I noticed that when Ivis compose a sklearn.pipeline.Pipeline which is passed to sklearn.model_selection.GridSearch to fine-tune hyper-parameters across all estimators/transformers, and GridSearch has n_jobs=-1 (i.e., when executions within GridSearch are parallel), errors are thrown. This does not happen when n_jobs=1 (i.e., when the executions within GridSearch are sequential).

Since Pipeline globally regulates the n_jobs parameter, thus not supporting the parallelization of only specific steps, this problem forces the global use of n_jobs=1, which sensibly slows down the fine-tuning process by underusing the computational power of the setup in which the script is being executed (even in parts where n_jobs=-1 would work).

Environment

A virtual environment was created specifically to this repository, wherein all modules described in requirements.txt were installed.
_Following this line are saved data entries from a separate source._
+__device__ __forceinline__ float st_sum16(float v) {
+    v += __int_as_float(__builtin_amdgcn_mov_dpp(__float_as_int(v), 0xB1, 0xf, 0xf, true));
+    v += __int_as_float(__builtin_amdgcn_mov_dpp(__float_as_int(v), 0x4E, 0xf, 0xf, true));
+    v += __int_as_float(__builtin_amdgcn_mov_dpp(__float_as_int(v), 0x141, 0xf, 0xf, true));
+    v += __int_as_float(__builtin_amdgcn_mov_dpp(__float_as_int(v), 0x140, 0xf, 0xf, true));
+    return v;
+}
+__device__ __forceinline__ float st_sum_lg(float v) {
+    v += __shfl_xor(v, 16, 64); v += __shfl_xor(v, 32, 64);
+    return v;
+}
+__device__ __forceinline__ bf16x4 st_tr(const char* p) { return __builtin_amdgcn_ds_read_tr16_b64_v4i16((st_lds_v4*)p); }
+
+template <int C, int KP, int WPS>
+__global__ __launch_bounds__(256, WPS) void stem_fwd_kernel(const StemFwdArgs a) {
+    typedef StemCfg<C, KP> Cfg;
+    constexpr int CT = Cfg::CT, KS = Cfg::KS, G = 4;
+    const int lane = threadIdx.x & 63, wave = threadIdx.x >> 6;
+    const int li = lane & 15, lg = lane >> 4;
+    const bool odd = (lg & 1) != 0;
+
+    __shared__ __attribute__((aligned(16))) float s_gb[2 * C];
+    for (int i = threadIdx.x; i < C; i += 256) { s_gb[i] = a.ln_w[i]; s_gb[C + i] = a.ln_b[i]; }
+    __syncthreads();
+    bf16x8 wf[CT][KS];
+    f32x4 bia[CT];
+#pragma unroll
+    for (int ct = 0; ct < CT; ++ct) {
+#pragma unroll
+        for (int ks = 0; ks < KS; ++ks) wf[ct][ks] = *reinterpret_cast<const bf16x8*>(a.w + (size_t)(16 * ct + li) * KP + 32 * ks + 8 * lg);
+        bia[ct] = *reinterpret_cast<const f32x4*>(a.bias + 16 * ct + 4 * lg);
+    }
+    const float inv_c = 1.0f / (float)C;
+    const long long ntiles = (a.M + 63) / 64;
+    for (long long t = (long long)blockIdx.x * Cfg::WAVES + wave; t < ntiles; t += (long long)gridDim.x * Cfg::WAVES) {
+        const long long r0 = t * 64;
+        bf16x8 pf[G][KS];
+#pragma unroll
+        for (int g = 0; g < G; ++g) {
+            const long long row = r0 + 16 * g + li, rc = row < a.M ? row : a.M - 1;
+#pragma unroll
+            for (int ks = 0; ks < KS; ++ks) pf[g][ks] = *reinterpret_cast<const bf16x8*>(a.p0 + (size_t)rc * KP + 32 * ks + 8 * lg);
+        }
+#pragma unroll
+        for (int g = 0; g < G; ++g) {
+            const long long row = r0 + 16 * g + li;
+            const bool live = row < a.M;
+            f32x4 acc[CT];
+#pragma unroll
+            for (int ct = 0; ct < CT; ++ct) {
+                acc[ct] = bia[ct];
+#pragma unroll
+                for (int ks = 0; ks < KS; ++ks) acc[ct] = __builtin_amdgcn_mfma_f32_16x16x32_bf16(wf[ct][ks], pf[g][ks], acc[ct], 0, 0, 0);
+            }
+            float s = 0.f;
+#pragma unroll
+            for (int ct = 0; ct < CT; ++ct)
+#pragma unroll
+                for (int e = 0; e < 4; ++e) { acc[ct][e] = bf2f(f2bf(acc[ct][e])); s += acc[ct][e]; }
+            const float mu = st_sum_lg(s) * inv_c;
+            float q = 0.f;
+#pragma unroll
+            for (int ct = 0; ct < CT; ++ct)
+#pragma unroll
+                for (int e = 0; e < 4; ++e) { acc[ct][e] -= mu; q += acc[ct][e] * acc[ct][e]; }
+            const float rs = rsqrtf(st_sum_lg(q) * inv_c + a.eps);
+            unsigned pk[CT][2];
+#pragma unroll
+            for (int ct = 0; ct < CT; ++ct) {
+                const f32x4 gam = *reinterpret_cast<const f32x4*>(s_gb + 16 * ct + 4 * lg), bet = *reinterpret_cast<const f32x4*>(s_gb + C + 16 * ct + 4 * lg);
+                float o[4];
+#pragma unroll
+                for (int e = 0; e < 4; ++e) o[e] = acc[ct][e] * rs * gam[e] + bet[e];
+                pk[ct][0] = pack2bf(o[0], o[1]); pk[ct][1] = pack2bf(o[2], o[3]);
+            }
+            bf16_t* xrow = a.x + (size_t)(live ? row : 0) * C;
+#pragma unroll
+            for (int c = 0; c < CT / 2; ++c) {
+                const unsigned s0 = odd ? pk[2 * c][0] : pk[2 * c + 1][0], s1 = odd ? pk[2 * c][1] : pk[2 * c + 1][1];
+                const unsigned r0_ = __shfl_xor(s0, 16, 64), r1_ = __shfl_xor(s1, 16, 64);
+                const uint4 v = odd ? make_uint4(r0_, r1_, pk[2 * c + 1][0], pk[2 * c + 1][1]) : make_uint4(pk[2 * c][0], pk[2 * c][1], r0_, r1_);
+                const int ch = odd ? 32 * c + 16 + 4 * (lg - 1) : 32 * c + 4 * lg;
+                if (live) store16_stream(xrow + ch, v, a.nt != 0);
+            }
+            if (live && lg == 0) {
+                if (a.mean) a.mean[row] = mu;
+                if (a.rstd) a.rstd[row] = rs;
+            }
+            __builtin_amdgcn_sched_barrier(0);
+        }
+    }
+}
+
+template <int C, int KP>
+__global__ __launch_bounds__(256, (StemCfg<C, KP>::BWD_WPS)) void stem_bwd_kernel(const StemBwdArgs a) {
+    typedef StemCfg<C, KP> Cfg;
+    constexpr int CT = Cfg::CT, KS = Cfg::KS, NT = Cfg::NT, PP = Cfg::PP, DP = Cfg::DP, RB = Cfg::RB;
+    extern __shared__ __attribute__((aligned(16))) char smem[];
+    const int tid = threadIdx.x, lane = tid & 63, wave = tid >> 6;
+    const int li = lane & 15, lg = lane >> 4, q = (lane >> 2) & 3, p = lane & 3;
+
+    for (int i = tid; i < CT * KS * 64; i += 256) {
+        const int l = i & 63, ks = (i >> 6) % KS, ct = (i >> 6) / KS;
+        *reinterpret_cast<uint4*>(smem + i * 16) = *reinterpret_cast<const uint4*>(a.w + (size_t)(16 * ct + (l & 15)) * KP + 32 * ks + 8 * (l >> 4));
+    }
+    float gam[CT], bia[CT];
+#pragma unroll
+    for (int ct = 0; ct < CT; ++ct) { gam[ct] = a.ln_w[16 * ct + li]; bia[ct] = a.bias[16 * ct + li]; }
+    __syncthreads();
+
+    char* pimg = smem + Cfg::OFF_IMG + wave * Cfg::WAVE_LDS;
+    char* dimg = pimg + Cfg::P0IMG;
+    float* simg = reinterpret_cast<float*>(dimg + Cfg::DXIMG);
+    const int p_wr = li * PP + lg * 16;
+    const int tr_p = (4 * lg + q) * PP + 8 * p;
+    const int tr_d = (4 * lg + q) * DP + 8 * p;
+
+    f32x4 dwacc[CT][NT];
+    float dg[CT], dbt[CT], dbs[CT];
+#pragma unroll
+    for (int ct = 0; ct < CT; ++ct) {
+        dg[ct] = 0.f; dbt[ct] = 0.f; dbs[ct] = 0.f;
+#pragma unroll
+        for (int nt = 0; nt < NT; ++nt) dwacc[ct][nt] = f32x4{0.f, 0.f, 0.f, 0.f};
+    }
+    const float inv_c = 1.0f / (float)C;
+    const long long nsteps = (a.M + RB - 1) / RB;
+    for (long long st = (long long)blockIdx.x * Cfg::WAVES + wave; st < nsteps; st += (long long)gridDim.x * Cfg::WAVES) {
+        const long long r0 = st * RB;
+        bf16x8 pa[2][KS];
+#pragma unroll
+        for (int t2 = 0; t2 < 2; ++t2) {
+            const long long row = r0 + 16 * t2 + li, rc = row < a.M ? row : a.M - 1;
+#pragma unroll
+            for (int ks = 0; ks < KS; ++ks) pa[t2][ks] = *reinterpret_cast<const bf16x8*>(a.p0 + (size_t)rc * KP + 32 * ks + 8 * lg);
+        }
+        uint4 dxr[CT];
+        int d_wr[CT];
+#pragma unroll
+        for (int n = 0; n < CT; ++n) {
+            const int byte = (lane + 64 * n) * 16, r = byte / (2 * C), cb = byte % (2 * C);
+            const long long row = r0 + r;
+            const bool live = row < a.M;
+            const uint4 v = *reinterpret_cast<const uint4*>(a.dx + (size_t)(live ? row : a.M - 1) * C + cb / 2);
+            dxr[n] = live ? v : make_uint4(0u, 0u, 0u, 0u);
+            d_wr[n] = r * DP + cb;
+        }
+        float stat;
+        {
+            const long long row = r0 + (lane & 31), rc = row < a.M ? row : a.M - 1;
+            stat = lane < 32 ? a.mean[rc] : a.rstd[rc];
+        }
+        asm volatile("" ::: "memory");
+#pragma unroll
+        for (int t2 = 0; t2 < 2; ++t2)
+#pragma unroll
+            for (int ks = 0; ks < KS; ++ks) *reinterpret_cast<bf16x8*>(pimg + p_wr + t2 * 16 * PP + ks * 64) = pa[t2][ks];
+#pragma unroll
+        for (int n = 0; n < CT; ++n) *reinterpret_cast<uint4*>(dimg + d_wr[n]) = dxr[n];
+        simg[lane] = stat;
+        asm volatile("s_waitcnt lgkmcnt(0)" ::: "memory");
+
+        unsigned dsu[CT][4];
+#pragma unroll
+        for (int t2 = 0; t2 < 2; ++t2) {
+            float xh[CT][4];
+            bf16x4 dq[CT];
+            const f32x4 mu = *reinterpret_cast<const f32x4*>(simg + 16 * t2 + 4 * lg), rs = *reinterpret_cast<const f32x4*>(simg + RB + 16 * t2 + 4 * lg);
+            float s1[4] = {0.f, 0.f, 0.f, 0.f}, s2[4] = {0.f, 0.f, 0.f, 0.f};
+#pragma unroll
+            for (int ct = 0; ct < CT; ++ct) {
+                f32x4 acc = f32x4{0.f, 0.f, 0.f, 0.f};
+#pragma unroll
+                for (int ks = 0; ks < KS; ++ks)
+                    acc = __builtin_amdgcn_mfma_f32_16x16x32_bf16(pa[t2][ks], *reinterpret_cast<const bf16x8*>(smem + ((ct * KS + ks) * 64 + lane) * 16), acc, 0, 0, 0);
+                dq[ct] = st_tr(dimg + tr_d + t2 * 16 * DP + ct * 32);
+#pragma unroll
+                for (int e = 0; e < 4; ++e) {
+                    const float s0 = bf2f(f2bf(acc[e] + bia[ct]));
+                    const float x = (s0 - mu[e]) * rs[e], dv = bf2f((bf16_t)dq[ct][e]), g = dv * gam[ct];
+                    xh[ct][e] = x;
+                    s1[e] += g;
+                    s2[e] += g * x;
+                    dg[ct] += dv * x;
+                    dbt[ct] += dv;
+                }
+            }
+#pragma unroll
+            for (int e = 0; e < 4; ++e) { s1[e] = st_sum16(s1[e]) * inv_c; s2[e] = st_sum16(s2[e]) * inv_c; }
+#pragma unroll
+            for (int ct = 0; ct < CT; ++ct) {
+                float o[4];
+#pragma unroll
+                for (int e = 0; e < 4; ++e) {
+                    o[e] = rs[e] * (bf2f((bf16_t)dq[ct][e]) * gam[ct] - s1[e] - xh[ct][e] * s2[e]);
+                    dbs[ct] += bf2f(f2bf(o[e]));
+                }
+                dsu[ct][2 * t2] = pack2bf(o[0], o[1]); dsu[ct][2 * t2 + 1] = pack2bf(o[2], o[3]);
+            }
+        }
+        bf16x8 pt[NT];
+#pragma unroll
+        for (int nt = 0; nt < NT; ++nt) {
+            const bf16x4 lo = st_tr(pimg + tr_p + nt * 32), hi = st_tr(pimg + tr_p + 16 * PP + nt * 32);
+            pt[nt] = bf16x8{lo[0], lo[1], lo[2], lo[3], hi[0], hi[1], hi[2], hi[3]};
+        }
+#pragma unroll
+        for (int ct = 0; ct < CT; ++ct) {
+            const bf16x8 df = __builtin_bit_cast(bf16x8, (st_u32x4{dsu[ct][0], dsu[ct][1], dsu[ct][2], dsu[ct][3]}));
+#pragma unroll
+            for (int nt = 0; nt < NT; ++nt) dwacc[ct][nt] = __builtin_amdgcn_mfma_f32_16x16x32_bf16(df, pt[nt], dwacc[ct][nt], 0, 0, 0);
+        }
+    }
+
+    float* red = reinterpret_cast<float*>(smem + Cfg::OFF_IMG);
+    __syncthreads();
+    for (int i = tid; i < C * KP + 3 * C; i += 256) red[i] = 0.f;
+    __syncthreads();
+#pragma unroll
+    for (int ct = 0; ct < CT; ++ct) {
+#pragma unroll
+        for (int nt = 0; nt < NT; ++nt)
+#pragma unroll
+            for (int e = 0; e < 4; ++e) atomicAdd(&red[(16 * ct + 4 * lg + e) * KP + 16 * nt + li], dwacc[ct][nt][e]);
+        const float g = st_sum_lg(dg[ct]), b = st_sum_lg(dbt[ct]), s = st_sum_lg(dbs[ct]);
+        if (lg == 0) {
+            atomicAdd(&red[C * KP + 16 * ct + li], g);
+            atomicAdd(&red[C * KP + C + 16 * ct + li], b);
+            atomicAdd(&red[C * KP + 2 * C + 16 * ct + li], s);
+        }
+    }
+    __syncthreads();
+    for (int i = tid; i < C * KP; i += 256) atomicAdd(a.dW + i, red[i]);
+    for (int i = tid; i < C; i += 256) {
+        atomicAdd(a.ln_dw + i, red[C * KP + i]);
+        atomicAdd(a.ln_db + i, red[C * KP + C + i]);
+        atomicAdd(a.db + i, red[C * KP + 2 * C + i]);
+    }
+}
+
+MMG_API int mmg_stem_supported(int C, int kp) { return (C == 96 || C == 128) && (kp == 32 || kp == 64) ? 1 : 0; }
+
+template <int C, int KP, int WPS>
+static void stem_fwd_launch(const StemFwdArgs& a, hipStream_t stream) {
+    const long long wg_tiles = (a.M + 255) / 256;
+    const long long cap = (long long)mmg_cu_count_cached() * WPS;
+    hipLaunchKernelGGL((stem_fwd_kernel<C, KP, WPS>), dim3((unsigned)(wg_tiles < cap ? wg_tiles : cap)), dim3(256), 0, stream, a);
+}
+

My setup runs an up-to-date version of Windows 10 (no WSL).

Runtime

python=3.8.4

Relevant modules

ivis=2.0.3
tensorflow=2.5.0

Minimal reproducible example

Code

if __name__ == "__main__":
    import tempfile
    import ivis

    from sklearn import datasets, ensemble, model_selection, pipeline, preprocessing
    from os import environ

    environ["TF_CPP_MIN_LOG_LEVEL"] = "3"

    X, y = datasets.load_iris(return_X_y=True)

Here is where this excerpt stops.